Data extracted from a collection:
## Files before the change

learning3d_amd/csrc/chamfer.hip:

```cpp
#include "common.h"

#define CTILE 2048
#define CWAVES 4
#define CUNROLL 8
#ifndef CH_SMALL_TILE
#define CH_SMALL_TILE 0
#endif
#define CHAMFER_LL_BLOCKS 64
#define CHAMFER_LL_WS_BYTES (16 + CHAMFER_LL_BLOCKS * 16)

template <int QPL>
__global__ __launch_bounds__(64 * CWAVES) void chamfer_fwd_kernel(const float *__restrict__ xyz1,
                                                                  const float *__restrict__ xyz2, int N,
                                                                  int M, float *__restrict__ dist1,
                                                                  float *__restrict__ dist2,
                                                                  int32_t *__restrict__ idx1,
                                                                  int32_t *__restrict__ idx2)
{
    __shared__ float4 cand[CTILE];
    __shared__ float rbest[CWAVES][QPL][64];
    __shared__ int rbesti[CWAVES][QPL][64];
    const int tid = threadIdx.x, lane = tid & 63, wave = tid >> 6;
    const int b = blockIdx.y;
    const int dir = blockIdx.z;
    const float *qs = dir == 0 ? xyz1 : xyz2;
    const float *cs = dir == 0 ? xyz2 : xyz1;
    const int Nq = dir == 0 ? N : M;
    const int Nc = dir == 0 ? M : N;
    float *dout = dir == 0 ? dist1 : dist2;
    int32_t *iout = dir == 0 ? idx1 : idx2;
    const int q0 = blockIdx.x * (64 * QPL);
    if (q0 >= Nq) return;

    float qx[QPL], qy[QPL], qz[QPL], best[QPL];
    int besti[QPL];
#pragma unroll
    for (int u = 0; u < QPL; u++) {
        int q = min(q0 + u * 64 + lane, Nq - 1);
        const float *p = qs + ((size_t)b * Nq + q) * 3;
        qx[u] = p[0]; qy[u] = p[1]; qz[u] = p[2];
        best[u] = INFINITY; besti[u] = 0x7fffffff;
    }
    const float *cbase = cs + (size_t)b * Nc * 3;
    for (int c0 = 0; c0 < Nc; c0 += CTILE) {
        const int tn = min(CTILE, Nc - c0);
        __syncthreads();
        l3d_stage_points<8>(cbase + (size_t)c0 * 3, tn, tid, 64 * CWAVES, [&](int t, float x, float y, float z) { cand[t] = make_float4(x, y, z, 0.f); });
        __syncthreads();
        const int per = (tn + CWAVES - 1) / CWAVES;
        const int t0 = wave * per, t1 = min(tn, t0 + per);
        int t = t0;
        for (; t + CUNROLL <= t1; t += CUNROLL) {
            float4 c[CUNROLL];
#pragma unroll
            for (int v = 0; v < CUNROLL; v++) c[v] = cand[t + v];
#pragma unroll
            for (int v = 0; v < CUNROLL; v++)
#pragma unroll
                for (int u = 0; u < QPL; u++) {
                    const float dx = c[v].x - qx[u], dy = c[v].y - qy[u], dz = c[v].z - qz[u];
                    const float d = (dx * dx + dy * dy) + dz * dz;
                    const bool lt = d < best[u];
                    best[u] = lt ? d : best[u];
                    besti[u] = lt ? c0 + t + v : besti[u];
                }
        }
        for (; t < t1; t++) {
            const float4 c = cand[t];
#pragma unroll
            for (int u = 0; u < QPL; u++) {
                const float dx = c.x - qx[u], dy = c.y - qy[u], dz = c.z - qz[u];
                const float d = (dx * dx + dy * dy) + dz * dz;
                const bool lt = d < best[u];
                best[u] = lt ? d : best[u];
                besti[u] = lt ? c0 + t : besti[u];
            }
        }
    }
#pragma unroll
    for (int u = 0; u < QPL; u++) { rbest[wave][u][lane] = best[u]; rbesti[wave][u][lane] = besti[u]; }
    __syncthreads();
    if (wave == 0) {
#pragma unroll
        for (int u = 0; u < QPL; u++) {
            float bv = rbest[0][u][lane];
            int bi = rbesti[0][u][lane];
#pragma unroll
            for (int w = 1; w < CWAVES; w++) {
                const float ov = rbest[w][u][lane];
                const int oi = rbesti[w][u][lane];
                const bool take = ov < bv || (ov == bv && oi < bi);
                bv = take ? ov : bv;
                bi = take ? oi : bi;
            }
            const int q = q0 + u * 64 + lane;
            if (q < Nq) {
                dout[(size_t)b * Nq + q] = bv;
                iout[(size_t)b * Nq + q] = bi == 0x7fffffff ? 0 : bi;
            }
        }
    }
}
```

ACTION ITEM: Exactly as shown above, return every record.

ANSWER SECTION:
## Files before the change

learning3d_amd/csrc/chamfer.hip:

```cpp
#include "common.h"

#define CTILE 2048
#define CWAVES 4
#define CUNROLL 8
#ifndef CH_SMALL_TILE
#define CH_SMALL_TILE 0
#endif
#define CHAMFER_LL_BLOCKS 64
#define CHAMFER_LL_WS_BYTES (16 + CHAMFER_LL_BLOCKS * 16)

template <int QPL>
__global__ __launch_bounds__(64 * CWAVES) void chamfer_fwd_kernel(const float *__restrict__ xyz1,
                                                                  const float *__restrict__ xyz2, int N,
                                                                  int M, float *__restrict__ dist1,
                                                                  float *__restrict__ dist2,
                                                                  int32_t *__restrict__ idx1,
                                                                  int32_t *__restrict__ idx2)
{
    __shared__ float4 cand[CTILE];
    __shared__ float rbest[CWAVES][QPL][64];
    __shared__ int rbesti[CWAVES][QPL][64];
    const int tid = threadIdx.x, lane = tid & 63, wave = tid >> 6;
    const int b = blockIdx.y;
    const int dir = blockIdx.z;
    const float *qs = dir == 0 ? xyz1 : xyz2;
    const float *cs = dir == 0 ? xyz2 : xyz1;
    const int Nq = dir == 0 ? N : M;
    const int Nc = dir == 0 ? M : N;
    float *dout = dir == 0 ? dist1 : dist2;
    int32_t *iout = dir == 0 ? idx1 : idx2;
    const int q0 = blockIdx.x * (64 * QPL);
    if (q0 >= Nq) return;

    float qx[QPL], qy[QPL], qz[QPL], best[QPL];
    int besti[QPL];
#pragma unroll
    for (int u = 0; u < QPL; u++) {
        int q = min(q0 + u * 64 + lane, Nq - 1);
        const float *p = qs + ((size_t)b * Nq + q) * 3;
        qx[u] = p[0]; qy[u] = p[1]; qz[u] = p[2];
        best[u] = INFINITY; besti[u] = 0x7fffffff;
    }
    const float *cbase = cs + (size_t)b * Nc * 3;
    for (int c0 = 0; c0 < Nc; c0 += CTILE) {
        const int tn = min(CTILE, Nc - c0);
        __syncthreads();
        l3d_stage_points<8>(cbase + (size_t)c0 * 3, tn, tid, 64 * CWAVES, [&](int t, float x, float y, float z) { cand[t] = make_float4(x, y, z, 0.f); });
        __syncthreads();
        const int per = (tn + CWAVES - 1) / CWAVES;
        const int t0 = wave * per, t1 = min(tn, t0 + per);
        int t = t0;
        for (; t + CUNROLL <= t1; t += CUNROLL) {
            float4 c[CUNROLL];
#pragma unroll
            for (int v = 0; v < CUNROLL; v++) c[v] = cand[t + v];
#pragma unroll
            for (int v = 0; v < CUNROLL; v++)
#pragma unroll
                for (int u = 0; u < QPL; u++) {
                    const float dx = c[v].x - qx[u], dy = c[v].y - qy[u], dz = c[v].z - qz[u];
                    const float d = (dx * dx + dy * dy) + dz * dz;
                    const bool lt = d < best[u];
                    best[u] = lt ? d : best[u];
                    besti[u] = lt ? c0 + t + v : besti[u];
                }
        }
        for (; t < t1; t++) {
            const float4 c = cand[t];
#pragma unroll
            for (int u = 0; u < QPL; u++) {
                const float dx = c.x - qx[u], dy = c.y - qy[u], dz = c.z - qz[u];
                const float d = (dx * dx + dy * dy) + dz * dz;
                const bool lt = d < best[u];
                best[u] = lt ? d : best[u];
                besti[u] = lt ? c0 + t : besti[u];
            }
        }
    }
#pragma unroll
    for (int u = 0; u < QPL; u++) { rbest[wave][u][lane] = best[u]; rbesti[wave][u][lane] = besti[u]; }
    __syncthreads();
    if (wave == 0) {
#pragma unroll
        for (int u = 0; u < QPL; u++) {
            float bv = rbest[0][u][lane];
            int bi = rbesti[0][u][lane];
#pragma unroll
            for (int w = 1; w < CWAVES; w++) {
                const float ov = rbest[w][u][lane];
                const int oi = rbesti[w][u][lane];
                const bool take = ov < bv || (ov == bv && oi < bi);
                bv = take ? ov : bv;
                bi = take ? oi : bi;
            }
            const int q = q0 + u * 64 + lane;
            if (q < Nq) {
                dout[(size_t)b * Nq + q] = bv;
                iout[(size_t)b * Nq + q] = bi == 0x7fffffff ? 0 : bi;
            }
        }
    }
}
```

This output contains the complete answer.